Canada : New mortgage rules proposed to reduce financial risk in housing markets

New mortgage rules have been proposed by the Canadian federal government to cooldown Canada’s booming housing market.

The new plans would mean that consumers with uninsured mortgages would have to demonstrate that they could deal with a 2% increase in their mortgage rate, regardless of term. The rule would apply to both fixed-rate and variable mortgages.

Furthermore, proposals have also been put in place to ban co-lending arrangements, whereby providers work with unregulated firms to offer loans with high loan-to-value ratios. Co-lending mortgages can permit lenders to offer mortgages worth up to 90% of the value of a property. Whereas, regulated lenders are not permitted to lend more than 65% of the value of a home to borrowers with poor or no credit records.

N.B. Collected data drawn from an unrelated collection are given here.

template <typename VecT, int ROWS, int UNROLL, bool TAIL, bool LASTOP>
__global__ __launch_bounds__(LG_GATHER_THREADS, LG_GATHER_MIN_WAVES) void gather_kernel(GatherParams gp, const LanePtrs* __restrict__ lanes,
                                                                   bool copy_range)
{
    typedef GatherRow<VecT, TAIL> Row;
    typedef typename Row::Out Out;
    constexpr int VEC = sizeof(VecT) / sizeof(float);
    static_assert(ROWS <= LG_GATHER_THREADS, "one resolving thread per row of a tile");
    __shared__ const LG_G float* s_ptr[2][ROWS];

    const LanePtrs& L = lanes[blockIdx.y];
    const LG_G int32_t* range = LG_GPTR(const int32_t, gp.hop >= 0 ? L.hop_scratch + HS_RANGE + 2 * gp.hop : L.node_counter);
    const LG_G int32_t* sampled_ids = LG_GPTR(const int32_t, L.sampled_ids);
    const LG_G int32_t* node_slot = (L.node_slot != nullptr && gp.node_map != nullptr) ? LG_GPTR(const int32_t, L.node_slot) : nullptr;
    LG_G int32_t* cache_search_buffer = LG_GPTR(int32_t, L.cache_search_buffer);
    int32_t off = range[0];
    int32_t rows = range[1];
    if (copy_range && blockIdx.x == 0 && threadIdx.x == 0) {
        LG_GPTR(int32_t, L.node_counter)[2] = off;
        LG_GPTR(int32_t, L.node_counter)[3] = rows;
    }
    if (gp.hop >= 0 && gp.first_hop < gp.hop) {
        const int32_t off0 = LG_GPTR(const int32_t, L.hop_scratch)[HS_RANGE + 2 * gp.first_hop];
        rows += off - off0;
        off = off0;
    }
    if (rows > gp.max_rows) rows = gp.max_rows;
    if (rows > L.feature_rows - off) {
        rows = L.feature_rows - off;
        if (blockIdx.x == 0 && threadIdx.x == 0 && L.hop_scratch != nullptr) {
            __hip_atomic_fetch_or(LG_GPTR(int32_t, L.hop_scratch) + HS_ERROR, LG_ERR_FEATURE_ROWS, __ATOMIC_RELAXED, __HIP_MEMORY_SCOPE_AGENT);
            if (L.err_flag) __hip_atomic_fetch_or(LG_GPTR(int32_t, L.err_flag), LG_ERR_FEATURE_ROWS, __ATOMIC_RELAXED, __HIP_MEMORY_SCOPE_SYSTEM);
        }
    }
    const int32_t ntiles = (rows + ROWS - 1) / ROWS;
    const int32_t step = gridDim.x;
    if (LASTOP && L.deliver != nullptr)
        deliver_slice(L, *static_cast<const DeliverParams*>(L.deliver), blockIdx.x, step);
    const int32_t tid = threadIdx.x;
    const int32_t D = gp.D;
    const int32_t C = Row::chunks(gp);
    const int32_t dr = LG_GATHER_THREADS / C;
    const int32_t dc = LG_GATHER_THREADS - dr * C;
    int32_t tile = blockIdx.x;
    if (tile >= ntiles) return;

    const bool counting = gp.stats != nullptr && gp.Kg > 1 && gp.stats[3] != 0ull;
    auto source_of = [&](int32_t id, int32_t g) -> const LG_G float* {
        const LG_G float* p = nullptr;
        if (g < 0) {
            if (id >= 0 && gp.full_table != nullptr)
                p = Row::row_at(gp, gp.full_table, (int64_t)(id < gp.total_num_nodes ? id : id % gp.total_num_nodes));
        } else if (gp.hybrid) {
            if (g < gp.hybrid_cpu_cap)
                p = Row::row_at(gp, gp.hybrid_cpu_cache, (int64_t)g);
            else
                p = Row::row_at(gp, gp.local_table, (int64_t)((g - gp.hybrid_cpu_cap) % gp.hybrid_gpu_cap));
        } else {
            int32_t didx = 0, fidx = g;
            if (gp.striped) { didx = g / gp.node_capacity; fidx = g - didx * gp.node_capacity; }
            const int64_t rank = (int64_t)fidx * gp.Kg + didx;
            const bool local_copy = gp.replica != nullptr && rank < gp.replica_rows;
            if (local_copy)
                p = Row::row_at(gp, gp.replica, rank);
            else if (didx == gp.member && gp.local_table != nullptr)
                p = Row::row_at(gp, gp.local_table, (int64_t)fidx);
            else if (gp.skip_remote)
                p = nullptr;
            else
                p = Row::row_at(gp, gp.cache_tables[didx], (int64_t)fidx);
            if (counting) {
                const unsigned long long m_rep = __ballot(local_copy), m_str = __ballot(!local_copy);
                const unsigned long long m_peer = __ballot(!local_copy && didx != gp.member);
                if ((int)(threadIdx.x & 63) == __ffsll((unsigned long long)(m_rep | m_str)) - 1) {
                    if (m_str) atomicAdd(gp.stats + 0, (unsigned long long)__popcll(m_str));
                    if (m_rep) atomicAdd(gp.stats + 1, (unsigned long long)__popcll(m_rep));
                    if (m_peer) atomicAdd(gp.stats + 2, (unsigned long long)__popcll(m_peer));
                }
            }
        }
        return p;
    };
    auto lookup = [&](int32_t id, int32_t carried) -> int32_t {
        if (carried != LG_FS_UNKNOWN) return carried;
        return (gp.node_map != nullptr && id >= 0) ? gp.node_map[id] : CACHEMISS_FLAG;
    };

    int32_t id_n = -1, fs_n = LG_FS_UNKNOWN;
    bool have_n = false;
    if (tid < ROWS) {
        const int32_t r = tile * ROWS + tid;
        if (r < rows) {
            const int32_t id = sampled_ids[off + r];
            const int32_t g = lookup(id, node_slot != nullptr ? node_slot[off + r] : LG_FS_UNKNOWN);
            cache_search_buffer[r] = g;
            s_ptr[0][tid] = source_of(id, g);
        }
        const int32_t rn = (tile + step) * ROWS + tid;
        have_n = tile + step < ntiles && rn < rows;
        if (have_n) {
            id_n = sampled_ids[off + rn];
            if (node_slot != nullptr) fs_n = node_slot[off + rn];
        }
    }
    __syncthreads();

    int buf = 0;
    for (; tile < ntiles; tile += step) {
        const int32_t r0 = tile * ROWS;
        const int32_t nr = min(ROWS, rows - r0);
        int32_t g_n = CACHEMISS_FLAG, id_nn = -1, fs_nn = LG_FS_UNKNOWN;
        bool have_nn = false;
        if (tid < ROWS) {
            if (have_n) g_n = lookup(id_n, fs_n);
            const int32_t rnn = (tile + 2 * step) * ROWS + tid;
            have_nn = tile + 2 * step < ntiles && rnn < rows;
            if (have_nn) {
                id_nn = sampled_ids[off + rnn];
                if (node_slot != nullptr) fs_nn = node_slot[off + rnn];
            }
        }

        const int32_t nchunks = nr * C;
        LG_G Out* dst_tile = LG_GPTR(Out, (Out*)L.float_features) + (int64_t)(off + r0) * D;
        int32_t q = tid;
        int32_t r = q / C;
        int32_t c = q - r * C;
        while (q < nchunks) {
            VecT v[UNROLL];
            int32_t rr[UNROLL], cc[UNROLL];
            bool ok[UNROLL];
#pragma unroll
            for (int u = 0; u < UNROLL; u++) {
                const bool in = q < nchunks;
                rr[u] = in ? r : nr - 1;
                cc[u] = in ? c : C - 1;
                const LG_G float* p = s_ptr[buf][rr[u]];
                ok[u] = in && p != nullptr;
                v[u] = Row::load(p, p != nullptr, dst_tile, rr[u], cc[u], D);
                q += LG_GATHER_THREADS;
                r += dr;
                c += dc;
                if (c >= C) { c -= C; r += 1; }
            }
#pragma unroll
            for (int u = 0; u < UNROLL; u++) Row::store(v[u], ok[u], dst_tile, rr[u], cc[u], D);
        }
        if constexpr (TAIL) {
            const int32_t tail = D - C * VEC;
            for (int32_t i = tid; i < nr * tail; i += LG_GATHER_THREADS) {
                const int32_t tr = i / tail, k = C * VEC + (i - tr * tail);
                const LG_G float* p = s_ptr[buf][tr];
                if (p != nullptr) dst_tile[(int64_t)tr * D + k] = p[k];
            }
        }
        if (tid < ROWS && have_n) {
            cache_search_buffer[(tile + step) * ROWS + tid] = g_n;
            s_ptr[buf ^ 1][tid] = source_of(id_n, g_n);
        }
        id_n = id_nn;
        fs_n = fs_nn;
        have_n = have_nn;
        __syncthreads();
        buf ^= 1;
    }
}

"It has been suggested by the Office of the Superintendent of Financial Institutions that rapidly increasing house prices and high levels of household debt could cause significant loan losses if economic conditions worsen."

It has been suggested by the Office of the Superintendent of Financial Institutions (OSFI), who are imposing the new guidelines, that rapidly increasing house prices and high levels of household debt could cause significant loan losses if economic conditions worsen. Therefore, it is hoped that the guidelines may help to alleviate some of the financial debt burden with which many Canadians are faced.